Patrick Malval, OpenSkies : « une carte à jouer »

Patrick Malval, Directeur Général d'OpenSkies et Directeur Général Commercial Europe de l'Ouest de British Airways, revient sur l'actualité récente d'OpenSkies - notamment le lancement d'une nouvelle classe économique - et évoque l'avenir de la compagnie spécialisée dans le voyage d'affaires transatlantique.

Quel bilan tirez-vous de l’année 2011, marquée notamment par une grève inédite ?

Patrick Malval – L’année écoulée était une année de transformation. Il y a eu, c’est vrai, un mouvement de grève, mais c’est toujours le cas dans une entreprise où intervient un changement de direction. Il y avait également un besoin d’échange avec le personnel, pour faire évoluer les choses. 2011 a également été marquée par la fermeture de la liaison Paris-Washington, qui a fait suite à une réflexion stratégique, puis à une adaptation du modèle. Mais globalement, d’un point de vue commercial, les résultats sont en ligne avec 2010 et avec nos objectifs, à l’image de la ligne Paris-New York, qui a réalisé de bonnes performances.
 

L’année 2012 commence par une petite révolution pour OpenSkies, avec l’introduction d’une cabine économique : à quel point s’agit-il d’un nouveau positionnement ?

 

P.M. – Je ne dirais pas qu’il s’agit d’une révolution, dans la mesure où le premier modèle d’OpenSkies comportait déjà trois cabines, même si leur configuration était différente. Il s’agit bien sûr de répondre à une évolution de la demande, et à une évolution quant à l’utilisation d’OpenSkies au sein de British Airways, suite à l’intégration dans la joint venture transatlantique. Notre compagnie doit être d’autant plus efficace en volant aux côtés des trois autres partenaires que sont British Airways, Iberia et American Airlines, tout en proposant une offre complémentaire aux voyageurs : nous sommes une petite compagnie Premium, avec nos spécificités, en particulier grâce à l’intérêt des départs depuis l’aéroport d’Orly.
  

Quels sont les grands chantiers à venir pour la compagnie ?
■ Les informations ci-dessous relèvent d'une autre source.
template <int OFF>
__device__ __forceinline__ void lds_read_tr(uint2& d, unsigned addr) {
  asm volatile("ds_read_b64_tr_b16 %0, %1 offset:%2" : "=v"(d) : "v"(addr), "n"(OFF));
}
template <int I, int N, class F>
__device__ __forceinline__ void static_for(F&& f) {
  if constexpr (I < N) {
    f(std::integral_constant<int, I>{});
    static_for<I + 1, N>(f);
  }
}
#define ESS_LDS_PTR(off_) ((__attribute__((address_space(3))) void*)(size_t)(off_))

struct DmaGeom {
  static constexpr int TWL = 4, TW = 16, TH = 8, RW = TW + 2, IH = TH + 2, XPX = IH * RW;
  static constexpr int XP = (XPX + 63) / 64, XTAIL = XPX - (XP - 1) * 64;
  static constexpr int DPL = 2 * 1024 + 64, XPL = XPX * 16;
  static_assert(XPL % 256 == 64, "X plane pitch");
  static constexpr int XREG = 8 * DPL, STAGE = 8 * (DPL + XPL);
};

#ifdef ESS_WG_TRACE
__device__ unsigned long long g_wg_trace[1024 * 8 * 40];
#define ESS_TR(i_) do { if (lane == 0 && blockIdx.x < 1024) g_wg_trace[(blockIdx.x * 8 + wave) * 40 + (i_)] = __builtin_readcyclecounter(); } while (0)
#else
#define ESS_TR(i_) do { } while (0)
#endif
template <int NST>
__global__ __launch_bounds__(512) void wgrad_c8_ws_kernel(const WgradBArgs b) {
  using G = DmaGeom;
  constexpr int PER_WAVE = 2 * (2 + G::XP);
  constexpr int AHEAD = 2;
  static_assert(NST == AHEAD + 2, "stages: tile k - 1 (last two units), k, k + 1 (landing), k + 2 (being issued)");
  extern __shared__ __attribute__((aligned(16))) unsigned char smem_dma[];
  const WgradArgs& a = b.w;
  const int tid = threadIdx.x, lane = tid & 63, wave = __builtin_amdgcn_readfirstlane(tid >> 6), half = lane >> 5, p = lane & 31;
  const bool loader = wave >= 4;
  const int w4 = wave & 3;
  const int logical = xcd_remap(blockIdx.x, gridDim.x);
  const int pair = logical % a.npairs, split = logical / a.npairs, nsplit = a.nsplit;
  const int cot = pair / a.ci_tiles, cit = pair - cot * a.ci_tiles;
  const int Cin = a.C0 + a.C1;
  const unsigned lds0 = (unsigned)(size_t)smem_dma;
  const int ntt = b.npass > 1 ? b.npass * a.ntiles : a.ntiles;
  int ntl = 0;
  if (split < ntt) ntl = (ntt - 1 - split) / nsplit + 1;

  ESS_TR(0);
  if (loader) {
    const int sh0 = a.mode0 != ESS_SRC_DIRECT ? 1 : 0, sh1 = a.mode1 != ESS_SRC_DIRECT ? 1 : 0;
    const bool z0 = a.mode0 == ESS_SRC_ZERO_UP2, z1 = a.mode1 == ESS_SRC_ZERO_UP2;
    const int nbo = (a.Cout + 7) >> 3, nb0 = (a.C0 + 7) >> 3, nb1 = (a.C1 + 7) >> 3;
    const unsigned HWo16 = (unsigned)a.Hout * a.Wout * 16u;
    const int W0 = (a.Win << a.ps) >> sh0, W1 = a.Win >> sh1;
    const unsigned HW0_16 = (unsigned)((a.Hin << a.ps) >> sh0) * W0 * 16u, HW1_16 = (unsigned)(a.Hin >> sh1) * W1 * 16u;
    int d_r[2], d_c[2], x_r[G::XP], x_c[G::XP];
#pragma unroll
    for (int q = 0; q < 2; ++q) { const int pi = q * 64 + lane; d_r[q] = pi >> G::TWL; d_c[q] = pi & (G::TW - 1); }
#pragma unroll
    for (int q = 0; q < G::XP; ++q) { const int pi = q * 64 + lane; x_r[q] = pi / G::RW; x_c[q] = pi % G::RW; }
    unsigned dpl_off[2], xpl_off[2];
    bool xpl_first[2];
#pragma unroll
    for (int j = 0; j < 2; ++j) {
      const int pl = 2 * w4 + j;
      const int ob = cot * 8 + pl;
      dpl_off[j] = ob < nbo ? (unsigned)ob * HWo16 : OOBW;
      const int c0 = (cit * 8 + pl) * 8;
      const bool first = c0 < a.C0 || a.C1 == 0;
      const int bi = (first ? c0 : c0 - a.C0) >> 3;
      xpl_first[j] = first;
      xpl_off[j] = (c0 < Cin && bi < (first ? nb0 : nb1)) ? (unsigned)bi * (first ? HW0_16 : HW1_16) : OOBW;
    }
    const int tpi = a.tiles_x * a.tiles_y;
    auto issue = [&](int tile, int st) {
      const char* p_dy = (const char*)a.dy;
      const char* p_x0 = (const char*)a.src0;
      const char* p_x1 = (const char*)a.src1;
      if (b.npass > 1) {
        const int pass = tile / a.ntiles;
        tile -= pass * a.ntiles;
        p_dy = (const char*)(pass == 0 ? b.p_dy[0] : pass == 1 ? b.p_dy[1] : b.p_dy[2]);
        p_x0 = (const char*)(pass == 0 ? b.p_x0[0] : pass == 1 ? b.p_x0[1] : b.p_x0[2]);
        p_x1 = (const char*)(pass == 0 ? b.p_x1[0] : pass == 1 ? b.p_x1[1] : b.p_x1[2]);
      }
      if (!a.C1) p_x1 = p_x0;
      const int n = tile / tpi;
      const int tr = tile - n * tpi;
      const int ty = tr / a.tiles_x, tx = tr - ty * a.tiles_x;
      const int y0 = ty * G::TH, x0 = tx * G::TW;
      const __amdgpu_buffer_rsrc_t r_dy =
          __builtin_amdgcn_make_buffer_rsrc((void*)(p_dy + (size_t)n * nbo * HWo16), 0, (int)(nbo * HWo16), 0x00020000);
      const __amdgpu_buffer_rsrc_t r_x0 =
          __builtin_amdgcn_make_buffer_rsrc((void*)(p_x0 + (size_t)n * nb0 * HW0_16), 0, (int)(nb0 * HW0_16), 0x00020000);
      const __amdgpu_buffer_rsrc_t r_x1 = __builtin_amdgcn_make_buffer_rsrc(
          (void*)(p_x1 + (size_t)n * (a.C1 ? nb1 * HW1_16 : 0u)), 0, (int)(a.C1 ? nb1 * HW1_16 : 0u), 0x00020000);
      const unsigned sbase = lds0 + (unsigned)st * G::STAGE;
      unsigned vd[2], vx0[G::XP], vx1[G::XP];
#pragma unroll
      for (int q = 0; q < 2; ++q) {
        const int y = y0 + d_r[q], x = x0 + d_c[q];
        const bool in = (y < a.Hout) & (x < a.Wout);
        vd[q] = in ? (unsigned)(y * a.Wout + x) * 16u : OOBW;
      }
#pragma unroll
      for (int q = 0; q < G::XP; ++q) {
        const int gy = y0 - 1 + x_r[q], gx = x0 - 1 + x_c[q];
        const bool in = ((unsigned)gy < (unsigned)a.Hin) & ((unsigned)gx < (unsigned)a.Win);
        const bool odd = (gy | gx) & 1;
        vx0[q] = (in & !(z0 & odd)) ? (unsigned)((((gy << a.ps) + a.pp) >> sh0) * W0 + (((gx << a.ps) + a.pq) >> sh0)) * 16u : OOBW;
        vx1[q] = (in & !(z1 & odd)) ? (unsigned)((gy >> sh1) * W1 + (gx >> sh1)) * 16u : OOBW;
      }
#pragma unroll
      for (int j = 0; j < 2; ++j) {
        const int pl = 2 * w4 + j;
#pragma unroll
        for (int q = 0; q < 2; ++q) {
          const unsigned vo = (dpl_off[j] | vd[q]) & OOBW ? OOBW : dpl_off[j] + vd[q];
          __builtin_amdgcn_raw_ptr_buffer_load_lds(r_dy, ESS_LDS_PTR(sbase + pl * G::DPL + q * 1024), 16, (int)vo, 0, 0, 0);
        }
#pragma unroll
        for (int q = 0; q < G::XP; ++q) {
          const unsigned vq = xpl_first[j] ? vx0[q] : vx1[q];
          const unsigned vo = (xpl_off[j] | vq) & OOBW ? OOBW : xpl_off[j] + vq;
          if (q < G::XP - 1 || lane < G::XTAIL) {
            if (xpl_first[j])
              __builtin_amdgcn_raw_ptr_buffer_load_lds(r_x0, ESS_LDS_PTR(sbase + G::XREG + pl * G::XPL + q * 1024), 16, (int)vo, 0, 0, 0);
            else
              __builtin_amdgcn_raw_ptr_buffer_load_lds(r_x1, ESS_LDS_PTR(sbase + G::XREG + pl * G::XPL + q * 1024), 16, (int)vo, 0, 0, 0);
          }
        }
      }
    };
    ESS_TR(1);
    for (int k = 0; k < AHEAD && k < ntl; ++k) issue(split + k * nsplit, k);
    ESS_TR(2);
    for (int k = 0; k < ntl; ++k) {
      if (k < 30) ESS_TR(3 + k);
      if (k + 1 < ntl) asm volatile("s_waitcnt vmcnt(%0)" ::"n"(PER_WAVE) : "memory");
      else asm volatile("s_waitcnt vmcnt(0)" ::: "memory");
      __builtin_amdgcn_s_barrier();
      if (k + AHEAD < ntl) issue(split + (k + AHEAD) * nsplit, (k + AHEAD) % NST);
    }
    ESS_TR(37);
    return;
  }

  const int cb = w4 >> 1, ib = w4 & 1;
  f32x16 acc[9];
#pragma unroll
  for (int t = 0; t < 9; ++t)
#pragma unroll
    for (int r = 0; r < 16; ++r) acc[t][r] = 0.f;
  float bsum = 0.f;
  const bool want_b0 = a.ws_b && cit == 0 && ib == 0;
  bool want_b = want_b0;
  const int g = lane >> 4, i16 = lane & 15;
  const unsigned pix_off = (unsigned)((8 * (g >> 1) + (i16 >> 2)) * 16 + (i16 & 1) * 8);
  const unsigned pl_sel = (unsigned)(2 * (g & 1) + ((i16 & 3) >> 1));
  const unsigned a_lane = (unsigned)(cb * 4 + pl_sel) * G::DPL + pix_off;
  const unsigned x_lane = G::XREG + (unsigned)(ib * 4 + pl_sel) * G::XPL + pix_off;
  struct FA { uint2 lo, hi; };
  struct FB { uint2 lo[3], hi[3]; };
  FA fa[2];
  FB fb[3];
  unsigned a_addr = lds0 + a_lane, x_addr = lds0 + x_lane, a_next = 0, x_next = 0;
  auto rd = [&](auto uc, unsigned aad, unsigned xad) {
    constexpr int U = decltype(uc)::value, KS = U / 3, KY = U % 3;
    if constexpr (KY == 0) {
      lds_read_tr<KS * 256>(fa[KS & 1].lo, aad);
      lds_read_tr<KS * 256 + 64>(fa[KS & 1].hi, aad);
    }
    constexpr int XO = (KS + KY) * G::RW * 16;
    lds_read_tr<XO + 0>(fb[U % 3].lo[0], xad);
    lds_read_tr<XO + 64>(fb[U % 3].hi[0], xad);
    lds_read_tr<XO + 16>(fb[U % 3].lo[1], xad);
    lds_read_tr<XO + 80>(fb[U % 3].hi[1], xad);
    lds_read_tr<XO + 32>(fb[U % 3].lo[2], xad);
    lds_read_tr<XO + 96>(fb[U % 3].hi[2], xad);
  };
  auto unit = [&](auto uc, auto nextc) {
    constexpr int U = decltype(uc)::value, KS = U / 3, KY = U % 3;
    constexpr bool NEXT = decltype(nextc)::value;
    if constexpr (U + 2 < 24) rd(std::integral_constant<int, U + 2>{}, a_addr, x_addr);
    else if constexpr (NEXT) rd(std::integral_constant<int, U + 2 - 24>{}, a_next, x_next);
    constexpr int N1 = (U + 1 < 24 || NEXT) ? 6 + ((U + 1) % 3 == 0 ? 2 : 0) : 0, N2 = (U + 2 < 24 || NEXT) ? 6 + ((U + 2) % 3 == 0 ? 2 : 0) : 0;
    constexpr int LEFT = N1 + N2;
    FA& A_ = fa[KS & 1];
    FB& B_ = fb[U % 3];
    if constexpr (KY == 0)
      asm volatile("s_waitcnt lgkmcnt(%8)"
                   : "+v"(A_.lo), "+v"(A_.hi), "+v"(B_.lo[0]), "+v"(B_.hi[0]), "+v"(B_.lo[1]), "+v"(B_.hi[1]), "+v"(B_.lo[2]), "+v"(B_.hi[2])
                   : "n"(LEFT));
    else
      asm volatile("s_waitcnt lgkmcnt(%6)"
                   : "+v"(B_.lo[0]), "+v"(B_.hi[0]), "+v"(B_.lo[1]), "+v"(B_.hi[1]), "+v"(B_.lo[2]), "+v"(B_.hi[2])
                   : "n"(LEFT));
    const u32x4w av = {A_.lo.x, A_.lo.y, A_.hi.x, A_.hi.y};
    const bf16x8w af = __builtin_bit_cast(bf16x8w, av);
    if constexpr (KY == 0) {
      if (want_b) {
#pragma unroll
        for (int jj = 0; jj < 8; ++jj) bsum += (float)af[jj];
      }
    }
#pragma unroll
    for (int kx = 0; kx < 3; ++kx) {
      const u32x4w xv = {B_.lo[kx].x, B_.lo[kx].y, B_.hi[kx].x, B_.hi[kx].y};
      acc[KY * 3 + kx] = __builtin_amdgcn_mfma_f32_32x32x16_bf16(af, __builtin_bit_cast(bf16x8w, xv), acc[KY * 3 + kx], 0, 0, 0);
    }
  };
  using Yes = std::true_type;
  using No = std::false_type;
  ESS_TR(1);
  if (ntl > 0) {
    __builtin_amdgcn_s_barrier();
    rd(std::integral_constant<int, 0>{}, a_addr, x_addr);
    rd(std::integral_constant<int, 1>{}, a_addr, x_addr);
  }
  for (int k = 0; k + 1 < ntl; ++k) {
    if (k < 30) ESS_TR(3 + k);
    if (b.npass > 1) want_b = want_b0 && ((b.bias_mask >> ((split + k * nsplit) / a.ntiles)) & 1);
    const unsigned nst = (unsigned)((k + 1) % NST) * G::STAGE;
    a_next = lds0 + nst + a_lane;
    x_next = lds0 + nst + x_lane;
    static_for<0, 22>([&](auto uc) { unit(uc, No{}); });
    __builtin_amdgcn_s_barrier();
    unit(std::integral_constant<int, 22>{}, Yes{});
    unit(std::integral_constant<int, 23>{}, Yes{});
    a_addr = a_next;
    x_addr = x_next;
  }
  if (ntl > 0) {
    if (ntl - 1 < 30) ESS_TR(3 + ntl - 1);
    if (b.npass > 1) want_b = want_b0 && ((b.bias_mask >> ((split + (ntl - 1) * nsplit) / a.ntiles)) & 1);
    static_for<0, 24>([&](auto uc) { unit(uc, No{}); });
  }
  ESS_TR(34);
  const int ci = cit * 64 + ib * 32 + p, co0 = cot * 64 + cb * 32 + 4 * half;
  float* wsp = a.ws + ((size_t)split * 9 * a.Cout + co0) * Cin + ci;
  const int tap_stride = a.Cout * Cin;
  if (ci < Cin) {
#pragma unroll
    for (int r = 0; r < 16; ++r) {
      const int dco = (r & 3) + 8 * (r >> 2);
      if (co0 + dco < a.Cout) {
        float* q = wsp + dco * Cin;
#pragma unroll
        for (int t = 0; t < 9; ++t) q[t * tap_stride] = acc[t][r];
      }
    }
  }
  if (want_b) {
    bsum += __shfl_xor(bsum, 32, 64);
    const int co = cot * 64 + cb * 32 + p;
    if (half == 0 && co < a.Cout) a.ws_b[(size_t)split * a.Cout + co] = bsum;
  }
  ESS_TR(37);
}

P.M. – Nous pensons pouvoir faire bien mieux dans le domaine du service au sol. Nous allons donc lancer au mois de mars, pour les vols au départ de Newark, un service de repas avant le vol. Il s’agira de proposer aux voyageurs un dîner dans le salon flambant neuf de British Airways, qui permettra ensuite de garantir une vraie nuit de repos. Nous allons vraiment investir sur le sommeil en vol.

 

Quel regard portez-vous sur le marché du voyage d’affaires dans ce contexte particulier ?

P.M. – Il y a aujourd’hui beaucoup d’attentisme, mais le voyage d’affaires ne s’est pas arrêté pour autant. La tendance est à la réservation tardive, mais je n’ai pas l’impression que la demande diminue. Néanmoins, nous évoluons dans un environnement très sensible, et tout peut changer très vite.

Quelles sont les relations entre British Airways et sa filiale transatlantique ?

P.M. – Cela fait des année que l’on spécule sur la situation d’OpenSkies, sur ses relations avec British Airways, et la compagnie est toujours là. Bien sûr, il peut toujours y avoir un changement stratégique, mais le fait est que les investissements dans OpenSkies continuent, et l’intégration de la compagnie dans la joint venture montre que nous avons une vraie carte à jouer, car nous apportons notre différence, à destination d’une clientèle atypique.